## WORK INSTRUCTION
Go through the data and count the lines holding the string "tapoff". Write only the number.

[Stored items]

template <int CO, bool F16, int ABL = 0, bool RECT = false, bool SBF = false, bool XSP = false>
__global__ __launch_bounds__(kThreads, 2) void k_conv_halo3(const float* __restrict__ x,
                                                           const unsigned char* __restrict__ wimg,
                                                           float* __restrict__ y, HaloGeom g,
                                                           const float* __restrict__ addend,
                                                           const float* __restrict__ addend2) {
    constexpr int WM = CO == 32 ? 4 : 2, WN = 4 / WM, TM = CO == 32 ? 1 : 2, TN = CO == 32 ? 1 : CO / 64;
    static_assert(CO == 32 || CO == 64 || CO == 128, "channel tile");
    constexpr int BTILE = (CO / 32) * 4096;
    constexpr int NDMA = (CO / 32) * 4 / 4;
    constexpr int ES = SBF ? 2 : 4;
    static_assert(!SBF || (!F16 && ABL == 0), "bf16 storage: bf16 MFMA, plain variant");
    static_assert(!XSP || (F16 && !SBF && ABL == 0), "spikes from potentials: the forward arithmetic, plain variant");
    constexpr int HC = RECT ? (RCELLS + 31) / 32 * 32 : HCELLS;
    constexpr int HP = HC * 64;
    constexpr int RED_BYTES = (F16 || SBF) ? 4 * (CO == 128 ? 64 : 32) * 16 : 0;
    __shared__ __attribute__((aligned(16))) unsigned char smem[2 * HP + 2 * BTILE + RED_BYTES];
    unsigned char* Aimg = smem;
    unsigned char* Bimg = smem + 2 * HP;

    const int tid = threadIdx.x, lane = tid & 63;
    const int wave = __builtin_amdgcn_readfirstlane(tid >> 6);
    const int wm = wave / WN, wn = wave % WN;
    const int r = lane & 31, h = lane >> 5;

    const int bq = blockIdx.x >> 3;
    const int tile = (blockIdx.x & 7) * g.tiles_per_xcd + bq / g.ntiles_n;
    if (tile >= g.tiles) return;
    const int n0c = (bq % g.ntiles_n) * CO;
    int grp, kt, c0 = 0, x0 = 0, y0 = 0, n0, nb;
    [[maybe_unused]] int ty = 0, tx = 0;
    if constexpr (RECT) {
        n0 = tile / g.tiles_img;
        const int rem = tile - n0 * g.tiles_img;
        ty = rem / g.tiles_x;
        tx = rem - ty * g.tiles_x;
        grp = n0 / g.G;
        kt = (n0 - grp * g.G) * g.tiles_img + rem;
        nb = n0;
    } else {
        grp = tile / g.tiles_per_group;
        kt = tile - grp * g.tiles_per_group;
        c0 = kt * HBM_;
        const int R0g = c0 / g.PW;
        x0 = c0 - R0g * g.PW;
        const int ng = R0g / g.PH;
        y0 = R0g - ng * g.PH;
        n0 = grp * g.G + ng;
        nb = n0 > 0 ? n0 - 1 : 0;
    }
    const int pitch = RECT ? RPITCH : g.PW;

    const int quad = tid & 7;
    const int64_t ipix = (int64_t)g.H * g.W;
    const int64_t xbytes = ((((int64_t)g.N - nb) * ipix - 1) * g.ldx + g.Cin) * ES;
    __amdgpu_buffer_rsrc_t rs_x = __builtin_amdgcn_make_buffer_rsrc(
        reinterpret_cast<char*>(const_cast<float*>(x)) + (int64_t)nb * ipix * g.ldx * ES, 0,
        xbytes > 0x7fffffffLL ? 0x7fffffff : (int)xbytes, 0x00020000);
    unsigned voff[NPASS];
    int awr[NPASS];
#pragma unroll
    for (int p = 0; p < NPASS; ++p) {
        const int cell = p * 32 + (tid >> 3);
        int xx, yy, n;
        bool ok;
        if constexpr (RECT) {
            const int rr = cell / RPITCH, cc = cell - rr * RPITCH;
            yy = ty * RTH - 1 + rr;
            xx = tx * RTW - 1 + cc;
            n = n0;
            ok = cell < RCELLS && yy >= 0 && yy < g.H && xx >= 0 && xx < g.W;
        } else {
            const unsigned u = (unsigned)(x0 + cell + g.PW - 1);
            const unsigned dR = udiv_small(u, g.magic_pw);
            xx = (int)(u - dR * g.PW);
            const unsigned v = (unsigned)(y0 + (int)dR + g.PH - 2);
            const unsigned dn = udiv_small(v, g.magic_ph);
            yy = (int)(v - dn * g.PH);
            n = n0 - 1 + (int)dn;
            ok = n >= 0 && n < g.N && xx < g.W && yy < g.H;
        }
        const int64_t pix = (int64_t)(n - nb) * ipix + (int64_t)yy * g.W + xx;
        voff[p] = ok ? (unsigned)((pix * g.ldx + quad * 4) * ES) : 0x80000000u;
        awr[p] = cell_slot_off(cell, quad >> 1) + (quad & 1) * 8;
    }

    int cellbase[TM];
#pragma unroll
    for (int i = 0; i < TM; ++i)
        cellbase[i] = RECT ? (wm * TM + i + 1) * RPITCH + 1 + r : g.PW + 1 + (wm * TM + i) * 32 + r;
    const int nchunks = g.Cin >> 5;
    const int co_tiles = g.Cout >> 5;
    const unsigned char* wsrc = wimg + (int64_t)(n0c >> 5) * 4096 + lane * 16;
    const unsigned lds_b = (unsigned)(size_t)(__attribute__((address_space(3))) unsigned char*)Bimg;
    auto dma_b = [&](int kk, int buf) {
        if constexpr (SBF)
            if (wave & 1) return;
        const int chunk = kk / 9, tap = kk - chunk * 9;
        const unsigned char* src = wsrc + ((int64_t)(tap * nchunks + chunk) * co_tiles) * 4096 + wave * 1024;
        const unsigned dst = lds_b + buf * BTILE + wave * 1024;
#pragma unroll
        for (int q = 0; q < NDMA; ++q) {
            unsigned keep;
            asm volatile("s_mov_b32 %0, m0\n\ts_mov_b32 m0, %2\n\ts_nop 0\n\tglobal_load_lds_dwordx4 %1, off\n\ts_mov_b32 m0, %0"
                         : "=&s"(keep)
                         : "v"(src + q * 4096), "s"(__builtin_amdgcn_readfirstlane(dst + q * 4096))
                         : "memory");
        }
    };

    using PReg = typename std::conditional<SBF, u32x2, f32x4>::type;
    PReg pf[NPASS];
    auto store_halo = [&]() {
#pragma unroll
        for (int p = 0; p < NPASS; ++p) {
            if constexpr (RECT)
                if (p * 32 >= HC) continue;
            if constexpr (SBF) {
                *reinterpret_cast<u32x2*>(Aimg + awr[p]) = pf[p];
            } else if constexpr (XSP) {
                const u32x2 hi = {(pf[p][0] > g.x_th ? 0x4C00u : 0u) | (pf[p][1] > g.x_th ? 0x4C000000u : 0u),
                                  (pf[p][2] > g.x_th ? 0x4C00u : 0u) | (pf[p][3] > g.x_th ? 0x4C000000u : 0u)};
                *reinterpret_cast<u32x2*>(Aimg + awr[p]) = hi;
            } else {
                u32x2 hi, lo;
                split4<F16>(pf[p], hi, lo);
                *reinterpret_cast<u32x2*>(Aimg + awr[p]) = hi;
                *reinterpret_cast<u32x2*>(Aimg + HP + awr[p]) = lo;
            }
        }
    };
    auto load_pass = [&](int off) -> PReg {
        if constexpr (SBF) return __builtin_bit_cast(u32x2, __builtin_amdgcn_raw_buffer_load_b64(rs_x, off, 0, 0));
        else return __builtin_bit_cast(f32x4, __builtin_amdgcn_raw_buffer_load_b128(rs_x, off, 0, 0));
    };

    f32x16 acc[TM][TN];
#pragma unroll
    for (int i = 0; i < TM; ++i)
#pragma unroll
        for (int j = 0; j < TN; ++j)
#pragma unroll
            for (int e = 0; e < 16; ++e) acc[i][j][e] = 0.f;

    auto kstep = [&](int tapoff, const unsigned char* Bb) {
#pragma unroll
        for (int ks = 0; ks < 2; ++ks) {
            bf16x8 ah[TM], al[TM], bh[TN], bl[TN];
#pragma unroll
            for (int i = 0; i < TM; ++i) {
                const int off = cell_slot_off(cellbase[i] + tapoff, 2 * ks + h);
                if constexpr (ABL & 16) {
                    if (i == 0 && ks == 0) ah[0] = *reinterpret_cast<const bf16x8*>(Aimg + off);
                    ah[i] = ah[0];
                    al[i] = ah[0];
                    continue;
                }
                ah[i] = *reinterpret_cast<const bf16x8*>(Aimg + off);
                if constexpr (!SBF && !XSP) al[i] = *reinterpret_cast<const bf16x8*>(Aimg + HP + off);
            }
#pragma unroll
            for (int j = 0; j < TN; ++j) {
                const int off = (wn * TN + j) * 4096 + ks * 2048 + lane * 16;
                bh[j] = *reinterpret_cast<const bf16x8*>(Bb + off);
                if constexpr (!SBF) bl[j] = *reinterpret_cast<const bf16x8*>(Bb + off + 1024);
            }
#pragma unroll
            for (int i = 0; i < TM; ++i)
#pragma unroll
                for (int j = 0; j < TN; ++j) {
                    if constexpr (SBF) {
                        acc[i][j] = __builtin_amdgcn_mfma_f32_32x32x16_bf16(ah[i], bh[j], acc[i][j], 0, 0, 0);
                    } else if constexpr (XSP) {
                        const f16x8 xah = __builtin_bit_cast(f16x8, ah[i]);
                        const f16x8 xbh = __builtin_bit_cast(f16x8, bh[j]), xbl = __builtin_bit_cast(f16x8, bl[j]);
                        acc[i][j] = __builtin_amdgcn_mfma_f32_32x32x16_f16(xah, xbl, acc[i][j], 0, 0, 0);
                        acc[i][j] = __builtin_amdgcn_mfma_f32_32x32x16_f16(xah, xbh, acc[i][j], 0, 0, 0);
                    } else if constexpr (F16) {
                        const f16x8 xah = __builtin_bit_cast(f16x8, ah[i]), xal = __builtin_bit_cast(f16x8, al[i]);
                        const f16x8 xbh = __builtin_bit_cast(f16x8, bh[j]), xbl = __builtin_bit_cast(f16x8, bl[j]);
                        acc[i][j] = __builtin_amdgcn_mfma_f32_32x32x16_f16(xal, xbh, acc[i][j], 0, 0, 0);
                        acc[i][j] = __builtin_amdgcn_mfma_f32_32x32x16_f16(xah, xbl, acc[i][j], 0, 0, 0);
                        acc[i][j] = __builtin_amdgcn_mfma_f32_32x32x16_f16(xah, xbh, acc[i][j], 0, 0, 0);
                    } else {
                        acc[i][j] = __builtin_amdgcn_mfma_f32_32x32x16_bf16(al[i], bh[j], acc[i][j], 0, 0, 0);
                        acc[i][j] = __builtin_amdgcn_mfma_f32_32x32x16_bf16(ah[i], bl[j], acc[i][j], 0, 0, 0);
                        acc[i][j] = __builtin_amdgcn_mfma_f32_32x32x16_bf16(ah[i], bh[j], acc[i][j], 0, 0, 0);
                    }
                }
        }
    };

    dma_b(0, 0);
#pragma unroll
    for (int p = 0; p < NPASS; ++p) pf[p] = load_pass((int)voff[p]);
    store_halo();
    asm volatile("s_waitcnt vmcnt(0) lgkmcnt(0)\n\ts_barrier" ::: "memory");

    const int nk = nchunks * 9;
#pragma unroll 1
    for (int chunk = 0; chunk < nchunks; ++chunk) {
        const bool more = chunk + 1 < nchunks;
        const int cbytes = (chunk + 1) * 32 * ES;
#pragma unroll
        for (int tap = 0; tap < 9; ++tap) {
            const int kk = chunk * 9 + tap;
            const int cur = kk & 1;
            if constexpr (!(ABL & 1))
                if (kk + 1 < nk) dma_b(kk + 1, cur ^ 1);
            __builtin_amdgcn_sched_barrier(0);
            if constexpr (!(ABL & 4)) {
                if (more) pf[tap] = load_pass((int)(voff[tap] + (unsigned)cbytes));
            }
            __builtin_amdgcn_sched_barrier(0);
            const int kh = tap / 3, kw = tap - 3 * kh;
            kstep((kh - 1) * pitch + (kw - 1), Bimg + cur * BTILE);
            if constexpr (ABL & 2) asm volatile("" ::: "memory");
            else if constexpr (ABL & 4) asm volatile("s_waitcnt vmcnt(0) lgkmcnt(0)\n\ts_barrier" ::: "memory");
            else asm volatile("s_waitcnt vmcnt(0) lgkmcnt(0)\n\ts_barrier" ::: "memory");
        }
        if (more) {
            store_halo();
            asm volatile("s_waitcnt lgkmcnt(0)\n\ts_barrier" ::: "memory");
        }
    }

    constexpr int EW = TN * 32 + 4;
    constexpr int LPR = TN * 8;
    constexpr int RPP = 64 / LPR;
    float* stage = reinterpret_cast<float*>(smem) + wave * 32 * EW;
    const bool ovec = g.out_vec != 0;
    const int lrow = lane / LPR, c4 = (lane % LPR) * 4;
    const int nch = n0c + wn * TN * 32 + c4;
    const int cells_left = g.group_cells - c0;
    double ssum[4] = {0.0, 0.0, 0.0, 0.0}, qsum[4] = {0.0, 0.0, 0.0, 0.0};
    const bool stats = (F16 || SBF) && g.bn_partial != nullptr;
    auto cell_pixel = [&](int m, int64_t& pix) -> bool {
        int xx, yy, n;
        bool ok;
        if constexpr (RECT) {
            yy = ty * RTH + (m >> 5);
            xx = tx * RTW + (m & 31);
            n = n0;
            ok = yy < g.H && xx < g.W && nch < g.Cout;
        } else {
            const unsigned u = (unsigned)(x0 + m);
            const unsigned dR = udiv_small(u, g.magic_pw);
            xx = (int)(u - dR * g.PW);
            const unsigned v = (unsigned)(y0 + (int)dR);
            const unsigned dn = udiv_small(v, g.magic_ph);
            yy = (int)(v - dn * g.PH);
            n = n0 + (int)dn;
            ok = m < cells_left && xx < g.W && yy < g.H && n < g.N && nch < g.Cout;
        }
        pix = ((int64_t)n * g.H + yy) * g.W + xx;
        return ok;
    };
    typedef SnnStore<SBF> St;
    constexpr int NPS = 32 / RPP;
    const bool prefetch_add = ovec && (addend != nullptr || addend2 != nullptr) && !(ABL & 8);
#pragma unroll
    for (int i = 0; i < TM; ++i) {
        f32x4 pa1[NPS], pa2[NPS];
        int64_t ppix[NPS];
        unsigned okmask = 0;
        if (prefetch_add) {
#pragma unroll
            for (int pass = 0; pass < NPS; ++pass) {
                const bool ok = cell_pixel((wm * TM + i) * 32 + pass * RPP + lrow, ppix[pass]);
                okmask |= ok ? 1u << pass : 0u;
                const int64_t pc = ok ? ppix[pass] : 0;
                const int nc = ok ? nch : 0;
                const f32x4 zero = {0.f, 0.f, 0.f, 0.f};
                pa1[pass] = addend ? St::ld4_last(addend, pc * g.ld_add + nc) : zero;
                pa2[pass] = addend2 ? St::ld4_last(addend2, pc * g.ld_add2 + nc) : zero;
            }
        }
#pragma unroll
        for (int j = 0; j < TN; ++j)
#pragma unroll
            for (int e = 0; e < 16; ++e)
                stage[((e & 3) + 8 * (e >> 2) + 4 * h) * EW + j * 32 + r] = F16 ? acc[i][j][e] * kF16Unscale : acc[i][j][e];
        asm volatile("s_waitcnt lgkmcnt(0)" ::: "memory");
        if (prefetch_add) {
#pragma unroll
            for (int pass = 0; pass < NPS; ++pass) {
                f32x4 val = *reinterpret_cast<const f32x4*>(&stage[(pass * RPP + lrow) * EW + c4]);
                if (addend) val += pa1[pass];
                if (addend2) val += pa2[pass];
                if ((okmask >> pass) & 1u) St::st4(y, ppix[pass] * g.ldy + nch, val);
            }
            asm volatile("s_waitcnt lgkmcnt(0)" ::: "memory");
            continue;
        }
#pragma unroll
        for (int pass = 0; pass < NPS; ++pass) {
            const int row = pass * RPP + lrow;
            int64_t pix;
            const bool ok = cell_pixel((wm * TM + i) * 32 + row, pix);
            f32x4 val = *reinterpret_cast<const f32x4*>(&stage[row * EW + c4]);
            if (!ok) continue;
            if constexpr (ABL & 8) {
                asm volatile("" :: "v"(val[0]), "v"(val[1]), "v"(val[2]), "v"(val[3]));
                continue;
            }
            if (ovec) {
                if (addend) val += St::ld4_last(addend, pix * g.ld_add + nch);
                if (addend2) val += St::ld4_last(addend2, pix * g.ld_add2 + nch);
                St::st4(y, pix * g.ldy + nch, val);
            } else {
#pragma unroll
                for (int q = 0; q < 4; ++q) {
                    float o = val[q];
                    if (addend) o += St::ld1(addend, pix * g.ld_add + nch + q);
                    if (addend2) o += St::ld1(addend2, pix * g.ld_add2 + nch + q);
                    St::st1(y, pix * g.ldy + nch + q, o);
                }
            }
            if (stats) {
#pragma unroll
                for (int q = 0; q < 4; ++q) {
                    const double d = (double)val[q];
                    ssum[q] += d;
                    qsum[q] = fma(d, d, qsum[q]);
                }
            }
        }
        asm volatile("s_waitcnt lgkmcnt(0)" ::: "memory");
    }
    if (stats) {
#pragma unroll
        for (int q = 0; q < 4; ++q) {
            if constexpr (LPR <= 8) {
                ssum[q] += partner8(ssum[q]);
                qsum[q] += partner8(qsum[q]);
            }
            ssum[q] += partner16(ssum[q]);
            qsum[q] += partner16(qsum[q]);
            ssum[q] += partner32(ssum[q]);
            qsum[q] += partner32(qsum[q]);
        }
        double* red = reinterpret_cast<double*>(smem + 2 * HP + 2 * BTILE);
        if (lane >= 48 && lane < 48 + LPR) {
#pragma unroll
            for (int q = 0; q < 4; ++q) {
                red[((wave * LPR + lane - 48) * 4 + q) * 2 + 0] = ssum[q];
                red[((wave * LPR + lane - 48) * 4 + q) * 2 + 1] = qsum[q];
            }
        }
        __syncthreads();
        if (tid < CO) {
            const int wn_ = tid / (TN * 32), cc = tid % (TN * 32);
            double s = 0.0, q2 = 0.0;
#pragma unroll
            for (int wm_ = 0; wm_ < WM; ++wm_) {
                const double* src = red + (((wm_ * WN + wn_) * LPR * 4) + cc) * 2;
                s += src[0];
                q2 += src[1];
            }
            if (n0c + tid < g.Cout) {
                double* dstp = g.bn_partial + snn_bn_partial_index(grp, kt, n0c + tid, g.tiles_per_group, g.Cout);
                dstp[0] = s;
                dstp[1] = q2;
            }
        }
    }
}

## OUTPUT
2